INSTRUCTIONS FOR THE TASK —
Across the records below, how many lines include the word "smem"? State only the number.

********

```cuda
template <class D>
cudaError_t launch_warpq(const DScene& sc, const FlatProgram* flat, const DCamera& cam, const RenderArgs& a, const RenderBuffers& b,
                         unsigned long long* unit_head, int sm_count, bool legacy, cudaStream_t st, const D& dom) {
    int bps = 0;
    cudaError_t e;
    const bool media = sc.has_media != 0u;
#define VKQ_LAUNCH_FLAT(KERNEL, WARP)                                                                                  \
    {                                                                                                                  \
        const size_t smem = VKQ_WARPS * sizeof(WARP);                                                                  \
        if ((e = warpq_prepare(KERNEL, smem, &bps)) != cudaSuccess) return e;                                          \
        KERNEL<<<sm_count * (bps < 1 ? 1 : bps), 32 * VKQ_WARPS, smem, st>>>(sc, *flat, cam, a, b, unit_head, dom);    \
    }
#define VKQ_LAUNCH_BVH(KERNEL)                                                                                         \
    {                                                                                                                  \
        const size_t smem = VKQ_WARPS * sizeof(WqBvh);                                                                 \
        if ((e = warpq_prepare(KERNEL, smem, &bps)) != cudaSuccess) return e;                                          \
        KERNEL<<<sm_count * (bps < 1 ? 1 : bps), 32 * VKQ_WARPS, smem, st>>>(sc, cam, a, b, unit_head, dom);           \
    }
#if VK_SIMPLE
    (void)legacy;
    if (media) VKQ_LAUNCH_FLAT((k_warpq_flat_media<false, D>), WqMedia) else VKQ_LAUNCH_FLAT((k_warpq_flat<false, D>), WqFlat)
#else
#define VKQ_LAUNCH_HYB(M, G) VKQ_LAUNCH_FLAT((k_warpq_hybrid<M, G, D>), WqHyb)
    if (flat && flat->n && flat->n_bvh) {
        if (media) { if (legacy) VKQ_LAUNCH_HYB(true, true) else VKQ_LAUNCH_HYB(true, false) }
        else { if (legacy) VKQ_LAUNCH_HYB(false, true) else VKQ_LAUNCH_HYB(false, false) }
    } else if (flat && flat->n) {
        if (media) { if (legacy) VKQ_LAUNCH_FLAT((k_warpq_flat_media<true, D>), WqMedia) else VKQ_LAUNCH_FLAT((k_warpq_flat_media<false, D>), WqMedia) }
        else { if (legacy) VKQ_LAUNCH_FLAT((k_warpq_flat<true, D>), WqFlat) else VKQ_LAUNCH_FLAT((k_warpq_flat<false, D>), WqFlat) }
    } else {
        if (media) { if (legacy) VKQ_LAUNCH_BVH((k_warpq<true, true, D>)) else VKQ_LAUNCH_BVH((k_warpq<true, false, D>)) }
        else { if (legacy) VKQ_LAUNCH_BVH((k_warpq<false, true, D>)) else VKQ_LAUNCH_BVH((k_warpq<false, false, D>)) }
    }
#undef VKQ_LAUNCH_HYB
#endif
#undef VKQ_LAUNCH_FLAT
#undef VKQ_LAUNCH_BVH
    return cudaGetLastError();
}
#define VKQ_INSTANTIATE(D)                                                                                             \
    template cudaError_t launch_warpq(const DScene&, const FlatProgram*, const DCamera&, const RenderArgs&, const RenderBuffers&, \
                                      unsigned long long*, int, bool, cudaStream_t, const D&);
VKQ_INSTANTIATE(OneFrame)
VKQ_INSTANTIATE(FrameArgs)
VKQ_INSTANTIATE(ListArgs)
VKQ_INSTANTIATE(FrameListArgs)
#undef VKQ_INSTANTIATE

}
```

vecchio_b200/csrc/vk_warpq.cuh:

```cuda
#pragma once
#include "vk_device.cuh"

namespace VK_NS {

#ifndef VKQ_WARPS
#define VKQ_WARPS 4
#endif
#ifndef VKQ_N_FLAT
#define VKQ_N_FLAT 176
#endif
#ifndef VKQ_RN_FLAT
#define VKQ_RN_FLAT 256
#endif
#ifndef VKQ_K_FLAT
#define VKQ_K_FLAT 2
#endif
#ifndef VKQ_MINB_FLAT
#define VKQ_MINB_FLAT 4
#endif
#ifndef VKQ_N_MEDIA
#define VKQ_N_MEDIA 144
#endif
#ifndef VKQ_RN_MEDIA
#define VKQ_RN_MEDIA 256
#endif
#ifndef VKQ_K_MEDIA
#define VKQ_K_MEDIA 1
#endif
#ifndef VKQ_MINB_MEDIA
#define VKQ_MINB_MEDIA 5
#endif
#ifndef VKQ_N_BVH
#define VKQ_N_BVH 120
#endif
#ifndef VKQ_RN_BVH
#define VKQ_RN_BVH 128
#endif
#ifndef VKQ_MINB_BVH
#define VKQ_MINB_BVH 6
#endif
#ifndef VKQ_N_HYB
#define VKQ_N_HYB 120
#endif
#ifndef VKQ_RN_HYB
#define VKQ_RN_HYB 128
#endif
#ifndef VKQ_MINB_HYB
#define VKQ_MINB_HYB 6
#endif
#ifndef VKQ_REGEN_MIN
#define VKQ_REGEN_MIN 32u
#endif
#define VKQ_CHUNK 256u
enum { VKQ_EXT = 0, VKQ_END = 1, VKQ_EMIT = 2, VKQ_DIEL = 3, VKQ_METAL = 4, VKQ_DIFF = 5, VKQ_DIFFI = 6, VKQ_NQ = 7,
       VKQ_SPH = 7, VKQ_BOX = 8, VKQ_LEAF = 9, VKQ_NQ_STEP = 10, VKQ_NONE = 15 };
static_assert(VKF_HITC(0, 0, 0) >> 8 == VKQ_EMIT && VKF_HITC(0, 1, 0) >> 8 == VKQ_DIEL && VKF_HITC(0, 2, 0) >> 8 == VKQ_METAL &&
              VKF_HITC(0, 3, 0) >> 8 == VKQ_DIFF && VKF_HITC(0, 3, 1) >> 8 == VKQ_DIFFI, "the flat program's class-tagged ids name these queues");

template <int N_, int RN_>
struct WqWarp {
    static constexpr uint32_t N = N_, RMASK = RN_ - 1, NQ = VKQ_NQ;
    static_assert((RN_ & (RN_ - 1)) == 0 && RN_ >= N_ && RN_ <= 256, "ring capacity: power of two, >= slots, byte indices");
    float4 ro[N_];
    float4 rd[N_];
    float4 bt[N_];
    uint4 hp[N_];
    uint32_t px[N_];
    uint8_t ring[VKQ_NQ][RN_];
    uint2 ct[8];
    uint32_t cur_s, cur_y, cur_x, left;
    uint32_t exhausted;
    VKD void mark_new(uint32_t) {}
};


#ifndef VKQ_CONVERGE
#define VKQ_CONVERGE 1
#endif
VKD void wq_converge() {
#if VKQ_CONVERGE
    asm volatile("barrier.sync.aligned %0, 32;" ::"r"((threadIdx.x >> 5) + 1u) : "memory");
#endif
}
template <class W>
struct WqCtx {
    const DCamera& cam;
    const RenderArgs& a;
    W& S;
    uint32_t chunks_per_row, chunks_per_sample;
    unsigned long long n_chunks;
    unsigned long long* unit_head;
    uint32_t lane, below;
};

template <class D> VKD uint32_t wq_row_length(const D&, const RenderArgs& a) { return a.width; }
VKD uint32_t wq_row_length(const ListArgs& ls, const RenderArgs&) { return ls.n; }
VKD uint32_t wq_row_length(const FrameListArgs& fl, const RenderArgs&) { return fl.ls.n; }
template <class D> VKD uint32_t wq_rows(const D&, const RenderArgs& a) { return a.height; }
VKD uint32_t wq_rows(const ListArgs&, const RenderArgs&) { return 1u; }
VKD uint32_t wq_rows(const FrameListArgs&, const RenderArgs&) { return 1u; }
template <class W, class D>
VKD WqCtx<W> wq_ctx(const D& dom, const DCamera& cam, const RenderArgs& a, W& S, unsigned long long* unit_head, uint32_t lane) {
    const uint32_t cpr = (wq_row_length(dom, a) + VKQ_CHUNK - 1u) / VKQ_CHUNK, cps = cpr * wq_rows(dom, a);
    return WqCtx<W>{cam, a, S, cpr, cps, (unsigned long long)cps * a.spp_count * dom_frames(dom), unit_head, lane, (1u << lane) - 1u};
}
template <class W>
VKD void wq_chunk(const WqCtx<W>& C, const OneFrame&, unsigned long long c) {
    W& S = C.S;
    const uint32_t sb = (uint32_t)(c / C.chunks_per_sample);
    const uint32_t r = (uint32_t)(c - (unsigned long long)sb * C.chunks_per_sample);
    const uint32_t row = r / C.chunks_per_row, x0 = (r - row * C.chunks_per_row) * VKQ_CHUNK;
    S.left = min(VKQ_CHUNK, C.a.width - x0);
    S.cur_s = sb;
    S.cur_y = row;
    S.cur_x = x0;
}
template <class W>
VKD void wq_chunk(const WqCtx<W>& C, const FrameArgs&, unsigned long long c) {
    W& S = C.S;
    const unsigned long long fs = c / C.chunks_per_sample;
    const uint32_t f = (uint32_t)(fs / C.a.spp_count);
    const uint32_t r = (uint32_t)(c - fs * C.chunks_per_sample);
    const uint32_t row = r / C.chunks_per_row, x0 = (r - row * C.chunks_per_row) * VKQ_CHUNK;
    S.left = min(VKQ_CHUNK, C.a.width - x0);
    S.cur_s = (uint32_t)(fs - (unsigned long long)f * C.a.spp_count);
    S.cur_y = f * C.a.height + row;
    S.cur_x = x0;
}
template <class W>
VKD void wq_chunk(const WqCtx<W>& C, const ListArgs& ls, unsigned long long c) {
    W& S = C.S;
    const uint32_t sb = (uint32_t)(c / C.chunks_per_sample);
    const uint32_t x0 = ((uint32_t)c - sb * C.chunks_per_sample) * VKQ_CHUNK;
    S.left = min(VKQ_CHUNK, ls.n - x0);
    S.cur_s = sb;
    S.cur_y = 0u;
    S.cur_x = x0;
}
template <class W>
VKD void wq_chunk(const WqCtx<W>& C, const FrameListArgs& fl, unsigned long long c) { wq_chunk(C, fl.ls, c); }
template <class W>
VKD uint32_t wq_camera_ray(const WqCtx<W>& C, const OneFrame&, uint32_t x, uint32_t y, PathRng& rng, float3& o, float3& d, float& time) {
    camera_get_ray(C.cam, rng, x, y, C.a.width, C.a.height, o, d, time);
    return rng.pixel;
}
template <class W>
VKD uint32_t wq_camera_ray(const WqCtx<W>& C, const FrameArgs& fr, uint32_t x, uint32_t y, PathRng& rng, float3& o, float3& d, float& time) {
    const uint32_t p = rng.pixel;
    const uint32_t f = y / C.a.height;
    y -= f * C.a.height;
    rng.pixel = y * C.a.width + x;
    rng.key = frame_key(C.a, f);
    camera_get_ray(fr.cams[f], rng, x, y, C.a.width, C.a.height, o, d, time);
    return p;
}
template <class W>
VKD uint32_t wq_camera_ray(const WqCtx<W>& C, const ListArgs& ls, uint32_t x, uint32_t y, PathRng& rng, float3& o, float3& d, float& time) {
    rng.pixel = ls.list[x];
    y = rng.pixel / C.a.width;
    x = rng.pixel - y * C.a.width;
    camera_get_ray(C.cam, rng, x, y, C.a.width, C.a.height, o, d, time);
    return rng.pixel;
}
template <class W>
VKD uint32_t wq_camera_ray(const WqCtx<W>& C, const FrameListArgs& fl, uint32_t x, uint32_t, PathRng& rng, float3& o, float3& d, float& time) {
    const uint32_t g = fl.ls.list[x];
    rng.pixel = g;
    const uint32_t f = dom_unit_frame(fl, C.a, rng);
    const uint32_t y = rng.pixel / C.a.width;
    camera_get_ray(fl.fr.cams[f], rng, rng.pixel - y * C.a.width, y, C.a.width, C.a.height, o, d, time);
    return g;
}
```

********

EXERCISE RESULT —
6